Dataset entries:
Start of Block

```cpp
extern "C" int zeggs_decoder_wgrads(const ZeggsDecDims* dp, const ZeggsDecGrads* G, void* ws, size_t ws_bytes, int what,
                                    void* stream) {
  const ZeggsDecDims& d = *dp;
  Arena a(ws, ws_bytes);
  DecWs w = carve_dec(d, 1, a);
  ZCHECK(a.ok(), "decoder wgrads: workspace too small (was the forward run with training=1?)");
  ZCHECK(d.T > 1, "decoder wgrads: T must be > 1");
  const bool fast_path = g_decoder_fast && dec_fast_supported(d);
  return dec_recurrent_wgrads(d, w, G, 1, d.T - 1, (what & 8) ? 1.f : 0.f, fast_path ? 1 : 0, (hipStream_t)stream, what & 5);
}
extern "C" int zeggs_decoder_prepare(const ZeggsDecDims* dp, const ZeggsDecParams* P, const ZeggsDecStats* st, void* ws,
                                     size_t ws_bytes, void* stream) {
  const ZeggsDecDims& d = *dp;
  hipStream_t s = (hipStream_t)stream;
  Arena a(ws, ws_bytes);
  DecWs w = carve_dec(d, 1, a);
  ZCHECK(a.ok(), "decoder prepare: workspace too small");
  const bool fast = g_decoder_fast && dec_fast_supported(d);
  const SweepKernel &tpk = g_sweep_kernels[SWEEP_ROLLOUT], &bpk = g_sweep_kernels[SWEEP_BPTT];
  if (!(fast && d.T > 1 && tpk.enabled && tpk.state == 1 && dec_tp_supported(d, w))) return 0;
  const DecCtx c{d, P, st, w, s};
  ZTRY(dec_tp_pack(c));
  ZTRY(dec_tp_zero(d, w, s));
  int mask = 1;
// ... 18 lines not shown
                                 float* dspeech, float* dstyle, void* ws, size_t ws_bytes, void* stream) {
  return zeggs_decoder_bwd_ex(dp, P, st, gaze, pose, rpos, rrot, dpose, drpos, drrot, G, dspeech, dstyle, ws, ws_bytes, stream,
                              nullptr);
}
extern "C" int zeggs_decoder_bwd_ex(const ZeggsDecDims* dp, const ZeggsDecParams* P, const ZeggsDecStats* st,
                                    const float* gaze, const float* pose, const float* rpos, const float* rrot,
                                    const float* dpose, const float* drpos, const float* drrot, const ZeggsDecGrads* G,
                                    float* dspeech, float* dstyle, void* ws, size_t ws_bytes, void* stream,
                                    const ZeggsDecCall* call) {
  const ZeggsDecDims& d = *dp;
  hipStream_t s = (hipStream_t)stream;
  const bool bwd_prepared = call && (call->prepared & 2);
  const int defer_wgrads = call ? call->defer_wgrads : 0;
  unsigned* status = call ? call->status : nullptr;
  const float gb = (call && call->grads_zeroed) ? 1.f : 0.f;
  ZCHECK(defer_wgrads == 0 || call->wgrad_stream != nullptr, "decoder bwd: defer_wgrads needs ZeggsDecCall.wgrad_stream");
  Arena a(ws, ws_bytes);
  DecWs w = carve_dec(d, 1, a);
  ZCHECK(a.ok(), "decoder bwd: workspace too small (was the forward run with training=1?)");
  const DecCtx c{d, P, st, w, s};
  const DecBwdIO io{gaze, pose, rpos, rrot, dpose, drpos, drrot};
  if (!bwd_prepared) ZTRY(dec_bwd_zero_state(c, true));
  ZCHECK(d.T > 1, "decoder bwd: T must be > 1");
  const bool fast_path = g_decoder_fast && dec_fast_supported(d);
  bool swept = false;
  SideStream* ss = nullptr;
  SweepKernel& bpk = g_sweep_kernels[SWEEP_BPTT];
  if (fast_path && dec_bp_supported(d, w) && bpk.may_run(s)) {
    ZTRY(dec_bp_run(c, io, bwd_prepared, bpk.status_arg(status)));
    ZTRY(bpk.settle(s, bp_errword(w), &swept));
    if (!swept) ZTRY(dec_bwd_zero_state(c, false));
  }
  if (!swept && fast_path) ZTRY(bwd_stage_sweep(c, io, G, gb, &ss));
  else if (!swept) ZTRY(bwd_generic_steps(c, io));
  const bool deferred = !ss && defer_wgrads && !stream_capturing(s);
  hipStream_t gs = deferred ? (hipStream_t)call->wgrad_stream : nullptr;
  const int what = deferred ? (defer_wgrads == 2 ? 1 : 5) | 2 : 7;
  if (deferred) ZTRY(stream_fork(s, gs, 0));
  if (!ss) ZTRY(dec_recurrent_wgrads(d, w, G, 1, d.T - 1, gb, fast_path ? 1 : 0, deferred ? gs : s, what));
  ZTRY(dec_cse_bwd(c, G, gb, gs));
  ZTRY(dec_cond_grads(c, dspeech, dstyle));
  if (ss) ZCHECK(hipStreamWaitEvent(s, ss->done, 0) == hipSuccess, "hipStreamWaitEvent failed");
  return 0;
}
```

End of Block

- WHAT YOU WILL DO -
Each record above has to be set down again, exactly and completely.

- RESPONSE -
```cpp
extern "C" int zeggs_decoder_wgrads(const ZeggsDecDims* dp, const ZeggsDecGrads* G, void* ws, size_t ws_bytes, int what,
                                    void* stream) {
  const ZeggsDecDims& d = *dp;
  Arena a(ws, ws_bytes);
  DecWs w = carve_dec(d, 1, a);
  ZCHECK(a.ok(), "decoder wgrads: workspace too small (was the forward run with training=1?)");
  ZCHECK(d.T > 1, "decoder wgrads: T must be > 1");
  const bool fast_path = g_decoder_fast && dec_fast_supported(d);
  return dec_recurrent_wgrads(d, w, G, 1, d.T - 1, (what & 8) ? 1.f : 0.f, fast_path ? 1 : 0, (hipStream_t)stream, what & 5);
}
extern "C" int zeggs_decoder_prepare(const ZeggsDecDims* dp, const ZeggsDecParams* P, const ZeggsDecStats* st, void* ws,
                                     size_t ws_bytes, void* stream) {
  const ZeggsDecDims& d = *dp;
  hipStream_t s = (hipStream_t)stream;
  Arena a(ws, ws_bytes);
  DecWs w = carve_dec(d, 1, a);
  ZCHECK(a.ok(), "decoder prepare: workspace too small");
  const bool fast = g_decoder_fast && dec_fast_supported(d);
  const SweepKernel &tpk = g_sweep_kernels[SWEEP_ROLLOUT], &bpk = g_sweep_kernels[SWEEP_BPTT];
  if (!(fast && d.T > 1 && tpk.enabled && tpk.state == 1 && dec_tp_supported(d, w))) return 0;
  const DecCtx c{d, P, st, w, s};
  ZTRY(dec_tp_pack(c));
  ZTRY(dec_tp_zero(d, w, s));
  int mask = 1;
// ... 18 lines not shown
                                 float* dspeech, float* dstyle, void* ws, size_t ws_bytes, void* stream) {
  return zeggs_decoder_bwd_ex(dp, P, st, gaze, pose, rpos, rrot, dpose, drpos, drrot, G, dspeech, dstyle, ws, ws_bytes, stream,
                              nullptr);
}
extern "C" int zeggs_decoder_bwd_ex(const ZeggsDecDims* dp, const ZeggsDecParams* P, const ZeggsDecStats* st,
                                    const float* gaze, const float* pose, const float* rpos, const float* rrot,
                                    const float* dpose, const float* drpos, const float* drrot, const ZeggsDecGrads* G,
                                    float* dspeech, float* dstyle, void* ws, size_t ws_bytes, void* stream,
                                    const ZeggsDecCall* call) {
  const ZeggsDecDims& d = *dp;
  hipStream_t s = (hipStream_t)stream;
  const bool bwd_prepared = call && (call->prepared & 2);
  const int defer_wgrads = call ? call->defer_wgrads : 0;
  unsigned* status = call ? call->status : nullptr;
  const float gb = (call && call->grads_zeroed) ? 1.f : 0.f;
  ZCHECK(defer_wgrads == 0 || call->wgrad_stream != nullptr, "decoder bwd: defer_wgrads needs ZeggsDecCall.wgrad_stream");
  Arena a(ws, ws_bytes);
  DecWs w = carve_dec(d, 1, a);
  ZCHECK(a.ok(), "decoder bwd: workspace too small (was the forward run with training=1?)");
  const DecCtx c{d, P, st, w, s};
  const DecBwdIO io{gaze, pose, rpos, rrot, dpose, drpos, drrot};
  if (!bwd_prepared) ZTRY(dec_bwd_zero_state(c, true));
  ZCHECK(d.T > 1, "decoder bwd: T must be > 1");
  const bool fast_path = g_decoder_fast && dec_fast_supported(d);
  bool swept = false;
  SideStream* ss = nullptr;
  SweepKernel& bpk = g_sweep_kernels[SWEEP_BPTT];
  if (fast_path && dec_bp_supported(d, w) && bpk.may_run(s)) {
    ZTRY(dec_bp_run(c, io, bwd_prepared, bpk.status_arg(status)));
    ZTRY(bpk.settle(s, bp_errword(w), &swept));
    if (!swept) ZTRY(dec_bwd_zero_state(c, false));
  }
  if (!swept && fast_path) ZTRY(bwd_stage_sweep(c, io, G, gb, &ss));
  else if (!swept) ZTRY(bwd_generic_steps(c, io));
  const bool deferred = !ss && defer_wgrads && !stream_capturing(s);
  hipStream_t gs = deferred ? (hipStream_t)call->wgrad_stream : nullptr;
  const int what = deferred ? (defer_wgrads == 2 ? 1 : 5) | 2 : 7;
  if (deferred) ZTRY(stream_fork(s, gs, 0));
  if (!ss) ZTRY(dec_recurrent_wgrads(d, w, G, 1, d.T - 1, gb, fast_path ? 1 : 0, deferred ? gs : s, what));
  ZTRY(dec_cse_bwd(c, G, gb, gs));
  ZTRY(dec_cond_grads(c, dspeech, dstyle));
  if (ss) ZCHECK(hipStreamWaitEvent(s, ss->done, 0) == hipSuccess, "hipStreamWaitEvent failed");
  return 0;
}
```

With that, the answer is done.